Field Notes15 June 2026·9 min read

The Eval Harness Is the Deliverable, Not the Agent

Most AI projects treat evaluation as the thing you bolt on after the agent works. That's backwards. With agentic systems — multi-step, tool-calling, non-deterministic — you can't eyeball correctness, and 'it looked good in the demo' is not a release gate. The eval harness is the deliverable. The agent is just the thing it scores.

By Daniel Usvyat · Founder & Principal, USQRD

Why the Demo Lies and the Harness Tells the Truth

A demo is a single happy-path trace under controlled conditions. An agent in production faces inputs the demo never had: malformed data, ambiguous instructions, tools that time out, retrieval that returns the wrong chunk. The demo tells you the system *can* work once. It tells you nothing about how often it works, or what happens at the edges.
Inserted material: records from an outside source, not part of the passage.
#ifndef LH_SCAN_BLOCK
#define LH_SCAN_BLOCK 4
#endif
#ifndef LH_EMU
extern "C" __global__ void __launch_bounds__(64)
#else
void
#endif
lh_attack_scan_kernel(const LhConfig * LH_KRESTRICT cfg, const LhTables * LH_KRESTRICT T, const LhStreamDesc * descs, const LhStreamState * states,
                      LhMidFrame * frames, int nstreams)
{
    int const sidx = (int) blockIdx.x;
    int const lane = (int) threadIdx.x;
    LhStreamDesc const d = lh_desc_uniform(descs, sidx);
    int const nf = d.frame_end - d.frame_begin;
    if (nf <= 0)
        return;
    const LhStreamState *st = &states[sidx];
    int const n_chn_psy = lh_uni_i((cfg->mode == LH_MODE_JOINT_STEREO) ? 4 : cfg->channels);
    int const channels = lh_uni_i(cfg->channels), short_blocks = lh_uni_i(cfg->short_blocks);
    int const chn = lane >> 4, i = lane & 15, grp = lane & 48;
    int const mine = chn < n_chn_psy;
    float   le = st->last_en_subshort[chn][i < 9 ? i : 0];
    int     last_att = st->last_attacks[chn];
    float const thresh = T->attack_threshold[chn];
    int     bt_old0 = lh_uni_i(st->blocktype_old[0]), bt_old1 = lh_uni_i(st->blocktype_old[1]);
    int const ng = LH_NGR * nf;
    float   pk_blk[LH_SCAN_BLOCK];
#pragma unroll
    for (int j = 0; j < LH_SCAN_BLOCK; j++) {
        int const g = (j < ng) ? j : 0;
        pk_blk[j] = frames[d.out_index + d.mid_rel + g / LH_NGR].small.gr[g % LH_NGR].peak[chn][i < 9 ? i : 0];
    }
    for (int g0 = 0; g0 < ng; g0 += LH_SCAN_BLOCK) {
        float   pk_cur[LH_SCAN_BLOCK], ssf_blk[LH_SCAN_BLOCK];
        int     nsa_blk[LH_SCAN_BLOCK][4];
#pragma unroll
        for (int j = 0; j < LH_SCAN_BLOCK; j++) {
            int const gn = g0 + LH_SCAN_BLOCK + j, g = (gn < ng) ? gn : 0;
            pk_cur[j] = pk_blk[j];
            pk_blk[j] = frames[d.out_index + d.mid_rel + g / LH_NGR].small.gr[g % LH_NGR].peak[chn][i < 9 ? i : 0];
        }
#pragma unroll
        for (int j = 0; j < LH_SCAN_BLOCK; j++) {
            float const pk = pk_cur[j];
            float const fresh = pk < 1.0f ? 1.0f : pk;
            float const old = lh_shfl_f32(le, grp + ((i + 6) & 15)), older = lh_shfl_f32(le, grp + ((i + 4) & 15));
            float const got = lh_shfl_f32(fresh, grp + ((i - 3) & 15));
            float const e = (i < 3) ? old : got;
            float const e1 = lh_shfl_f32(e, grp + ((i - 1) & 15)), e0 = lh_shfl_f32(e, grp + ((i - 2) & 15));
            float const then = (i < 3) ? older : e0;
            float const ai = (i < 3) ? e / then : (e > then) ? e / then : (then > e * 10.0f) ? then / (e * 10.0f) : 0.0f;
            float const whole = e0 + e1 + e;
            int const tail_low = e * 6 < whole, mid_low = e1 * 6 < whole;
            uint64_t const over_all = lh_ballot(i < 12 && ai > thresh);
            unsigned const over = (unsigned) (over_all >> (16 * chn)) & 0xfffu;
            float   en_short[4];
            en_short[0] = lh_shfl_f32(whole, grp + 2);
            en_short[1] = lh_shfl_f32(whole, grp + 5);
            en_short[2] = lh_shfl_f32(whole, grp + 8);
            en_short[3] = lh_shfl_f32(whole, grp + 11);
            ssf_blk[j] = tail_low ? (mid_low ? 0.25f : 0.5f) : 1.0f;
            int    *nsa = nsa_blk[j];
            le = fresh;
            for (int gq = 0; gq < 4; gq++) {
                unsigned const bits = (over >> (3 * gq)) & 7u;
                nsa[gq] = bits ? ((bits & 1u) ? 1 : (bits & 2u) ? 2 : 3) : 0;
            }
            for (int q = 1; q < 4; q++) {
                float const u = en_short[q - 1];
                float const v = en_short[q];
                float const m = (u > v) ? u : v;
                if (m < 40000) {
                    if (u < 1.7f * v && v < 1.7f * u) {
                        if (q == 1 && nsa[0] <= nsa[q])
                            nsa[0] = 0;
                        nsa[q] = 0;
                    }
                }
            }
        }
#pragma unroll
        for (int j = 0; j < LH_SCAN_BLOCK; j++) {
            int const g = g0 + j;
            if (g >= ng)
                break;
            int const fr = g / LH_NGR, gr = g - fr * LH_NGR;
            LhMidGr *mg = &frames[d.out_index + d.mid_rel + fr].small.gr[gr];
            int    *nsa = nsa_blk[j];
            float const ssf = ssf_blk[j];
            int     uselong = 1;
            if (nsa[0] <= last_att)
                nsa[0] = 0;
            if (last_att == 3 || nsa[0] + nsa[1] + nsa[2] + nsa[3]) {
                uselong = 0;
                if (nsa[1] && nsa[0])
                    nsa[1] = 0;
                if (nsa[2] && nsa[1])
                    nsa[2] = 0;
                if (nsa[3] && nsa[2])
                    nsa[3] = 0;
            }
            if (!mine) {
                nsa[0] = nsa[1] = nsa[2] = nsa[3] = 0;
                uselong = 1;
            }
            else
                last_att = nsa[2];
            if (i == 5 || i == 8 || i == 11)
                mg->sub_short_factor[chn][(i - 5) / 3] = mine ? ssf : 1.0f;
            if (i < 4)
                mg->ns_attacks[chn][i] = (int8_t) (i == 0 ? nsa[0] : i == 1 ? nsa[1] : i == 2 ? nsa[2] : nsa[3]);
            {
                uint64_t const shorts = lh_ballot(!uselong);
                int const s0 = (int) (shorts & 1u), s1 = (int) ((shorts >> 16) & 1u), s23 = (int) ((shorts >> 32) & 0x10001u) != 0;
                int     ul0 = !s0, ul1 = (channels == 2) ? !s1 : 1;
                int     btd[2];
                if (s23)
                    ul0 = ul1 = 0;
                if (short_blocks == 1 && !(ul0 && ul1))
                    ul0 = ul1 = 0;
                if (short_blocks == 2)
                    ul0 = ul1 = 1;
                if (short_blocks == 3)
                    ul0 = ul1 = 0;
                for (int ch = 0; ch < 2; ch++) {
                    int     blocktype = LH_NORM_TYPE;
                    int     was = ch ? bt_old1 : bt_old0;
                    if (ch ? ul1 : ul0) {
                        if (was == LH_SHORT_TYPE)
                            blocktype = LH_STOP_TYPE;
                    }
                    else {
                        blocktype = LH_SHORT_TYPE;
                        if (was == LH_NORM_TYPE)
                            was = LH_START_TYPE;
                        if (was == LH_STOP_TYPE)
                            was = LH_SHORT_TYPE;
                    }
                    btd[ch] = was;
                    if (ch)
                        bt_old1 = lh_uni_i(blocktype);
                    else
                        bt_old0 = lh_uni_i(blocktype);
                }
                if (lane < 2) {
                    mg->uselong[lane] = (int8_t) (lane ? ul1 : ul0);
                    mg->block_type[lane] = (int8_t) (lane ? btd[1] : btd[0]);
                }
            }
        }
    }
}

This is the same gap we wrote about in why RAG demos work and production doesn't — retrieval drift, stale indexes, and chunk boundaries don't show up in a curated demo. With agents the surface area is larger because every additional step compounds the failure probability. A four-step agent at 90% per-step reliability is a coin flip end to end.

The harness exists to make that compounding visible and measurable. It's the difference between 'we think it's better' and 'pass rate went from 71% to 88% on the regression set, p95 latency held at 4.2s, and cost per task dropped 12%.' One of those sentences you can take to a stakeholder. The other gets your project killed in month four.
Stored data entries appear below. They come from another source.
static hipfeat_status setup_fft256(hipfeat_plan* p, const PlanInputs& in) {
  const hipfeat_config& c = p->cfg;
  const bool mfcc = c.kind == HIPFEAT_MFCC;
  const bool spec = c.kind == HIPFEAT_SPECTROGRAM || c.kind == HIPFEAT_LOG_SPECTROGRAM;
  if (c.kind > HIPFEAT_MFCC || c.fft_length != 256 || (in.shift & 1) || in.N < 16 || c.use_energy || (!spec && c.use_fft_mag) ||
      route_env("HIPFEAT_FORCE_GENERIC"))
    return HIPFEAT_OK;
  if (mfcc && (in.M > 8 * kMaxDctGroups || in.C > 64)) return HIPFEAT_OK;
  const int nrows = (in.N + 15) / 16 <= 13 ? 13 : 16;
  if ((in.M + 15) / 16 > 8) return HIPFEAT_OK;
  if (!mfcc && !spec) {
    const char* var = route_env("HIPFEAT_FFT256_VARIANT");
    if (!(var && var[0] == 'b') && !route_env("HIPFEAT_NO_WAVE_AUTONOMOUS")) {
// ... 516 lines not shown
      w2.out = d_out;
      w2.cuts = lay->d_cuts;
      w2.window = plan->d_window;
      w2.cs = plan->d_wh2_cs;
      w2.tw = plan->d_wh2_tw;
      w2.mel_a = plan->d_wh2_mel;
      w2.out_stride = lay->out_row_stride;
      w2.num_cuts = (int32_t)lay->batch;
      w2.uniform_bpc = lay->uniform_bpc;
      w2.M = c.num_filters;
      w2.mel_floor = c.mel_floor;
      w2.sched = plan->d_wh2_sched;
      arg = &w2;
      break;
    case Route::Whisper3:
      fill_wave_autonomous(w3, plan, lay, d_wave, d_out);
      w3.cs = plan->d_wh2_cs;
      w3.total_blocks = (int32_t)lay->total_blocks;
      if (lay->d_norm) {
        unsigned char* slot = lay->d_norm + (size_t)(lay->norm_next.fetch_add(1u) % (unsigned)lay->norm_slots) * norm_slot_bytes(lay);
        w3.wg_stat = reinterpret_cast<float*>(slot);
        w3.cut_done = reinterpret_cast<uint32_t*>(slot + 2 * (size_t)lay->total_blocks * sizeof(float));
      }
      arg = &w3;
      break;
    case Route::Fft512c:
      cp.dct_tab = plan->d_dct_consts;
      cp.C = c.num_ceps;
      cp.total_quads = (int32_t)lay->total_quads;
      [[fallthrough]];
    case Route::Fft256c:
      fill_wave_autonomous(cp, plan, lay, d_wave, d_out);
      fill_frames(cp, plan);
      arg = &cp;
      break;
    case Route::Fft1024c:
      fill_wave_autonomous(kp, plan, lay, d_wave, d_out);
      fill_frames(kp, plan);
      kp.nsets = plan->w_nsets;
      for (int s2 = 0; s2 < kWMaxSets; ++s2) kp.steps[s2] = plan->w_steps[s2], kp.step0[s2] = plan->w_step0[s2];
      arg = &kp;
      break;
    case Route::Fft2048c:
      fill_wave_autonomous(xp, plan, lay, d_wave, d_out);
      fill_frames(xp, plan);
      xp.twp = plan->d_x_twp;
      xp.waves = plan->x_waves;
      xp.tws_off = plan->x_tws_off;
      xp.tw32_off = plan->x_tw32_off;
      xp.nsets = plan->w_nsets;
      for (int s2 = 0; s2 < kXMaxSets; ++s2) xp.steps[s2] = plan->w_steps[s2], xp.step0[s2] = plan->w_step0[s2];
      arg = &xp;
      break;
    case Route::Fft512b:
    case Route::Fft256b:
      bp.wave = d_wave;
      bp.out = d_out;
      bp.cuts = lay->d_cuts;
      bp.lds_consts = plan->d_lds_consts;
      bp.mel_a = plan->d_mel_a4;
      bp.work = plan->d_work;
      bp.out_stride = lay->out_row_stride;
      bp.num_cuts = (int32_t)lay->batch;
      bp.uniform_bpc = lay->uniform_bpc;
      bp.tiles_per_block = plan->tiles_per_block;
      bp.N = c.frame_length;
      bp.shift = c.frame_shift;
      bp.npad_left = plan->npad_left;
      bp.M = c.num_filters;
      bp.flags = (c.remove_dc_offset ? F_REMOVE_DC : 0) | (c.use_fft_mag ? F_FFT_MAG : 0) | (c.kind == HIPFEAT_LOG_SPECTROGRAM ? F_LOG_SPEC : 0);
      bp.log_offset = c.log_offset;
      bp.preemph = c.preemph_coeff;
      bp.mel_floor = c.mel_floor;
      bp.xs_floats = plan->xs_floats;
      bp.const_floats = plan->const_floats;
      bp.dct_consts = plan->d_dct_consts;
      bp.C = c.num_ceps;
      bp.lm_stride = plan->lm_stride;
      bp.dct_groups = plan->dct_groups;
      bp.dct_floats = plan->dct_floats;
      arg = &bp;
      break;
  }
  const void* fn = lay->flat && plan->fn_flat ? plan->fn_flat : plan->fn;
  void* args[] = {arg};
  DeviceGuard g(plan->device);
  set_lds_poison(plan->lds);
  (void)hipLaunchKernel(fn, dim3((unsigned)lay->total_blocks), dim3(plan->block), args, plan->lds, stream);
  HIP_TRY(hipGetLastError());
  if (whisper && !(plan->route == Route::Whisper3 && lay->d_norm)) {
    hipLaunchKernelGGL(whisper_norm_kernel, dim3((unsigned)lay->batch), dim3(1024), 0, stream, lay->d_cuts, d_out, lay->out_row_stride,
                       (int32_t)c.num_filters, (int32_t)c.frame_shift);
    HIP_TRY(hipGetLastError());
  }
  return HIPFEAT_OK;
}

The agent is just the thing the harness scores.

The Four Layers of a Real Harness

A real eval harness isn't a notebook with twenty test cases. Across our engagements, the ones that hold up under iteration have four distinct layers, each catching a different class of failure.

Skip any one of them and you create a blind spot you'll discover in production — usually after a stakeholder does.

→Golden sets — a curated, human-labelled set of inputs with known-good outputs or acceptance criteria. This is your ground truth. It's slow to build and the most valuable thing you own. 50 well-chosen cases beat 500 scraped ones.
→Regression suites — every bug you fix and every edge case you hit becomes a permanent test. The suite grows monotonically. This is what lets you change a prompt or swap a model without silently breaking last month's fix.
→LLM-as-judge — automated scoring for outputs too open-ended for exact match. Powerful for scale, but it is itself a model with its own error rate and biases. Treat its scores as estimates, not facts.
→Cost and latency gates — hard thresholds in the pipeline. A change that improves accuracy 3% but doubles p95 latency or triples token spend should fail the gate, not ship quietly.

LLM-as-Judge Is Useful and Also a Trap

LLM-as-judge is what makes evals scale for open-ended outputs — summaries, multi-turn conversations, tool-use reasoning where there's no single correct string. Without it you're stuck hand-grading every run, which means you grade nothing once the novelty wears off.

But the judge is a model, and it inherits every weakness of a model. It's biased toward longer answers. It's swayed by surface fluency over correctness. It drifts when the provider updates the underlying model under you. We've seen judge scores move several points with no change to the agent at all — purely because the judge model changed beneath the eval.

The discipline that makes it trustworthy: calibrate the judge against a human-labelled subset and track agreement as a metric in its own right. If judge-human agreement drops below your threshold, the judge is broken and its scores are noise. Pin model versions where you can, use structured rubrics over vibes-based scoring, and never let a judge grade a dimension you haven't checked it can actually grade.

→Calibrate against human labels and treat agreement rate as a first-class metric.
→Use explicit rubrics, not 'rate this 1-10' — narrow questions get reliable answers.
→Pin judge model versions and re-baseline when you can't.
→Never trust a judge on a dimension you haven't verified it can score.

Why Teams Skip It — and What It Costs Later

Teams skip the harness for understandable reasons. It's invisible in a demo, so it doesn't impress the people approving budget. It's slow and unglamorous to build — labelling golden sets is real work. And in the early phase the agent is changing so fast that tests feel like they'll just be thrown away.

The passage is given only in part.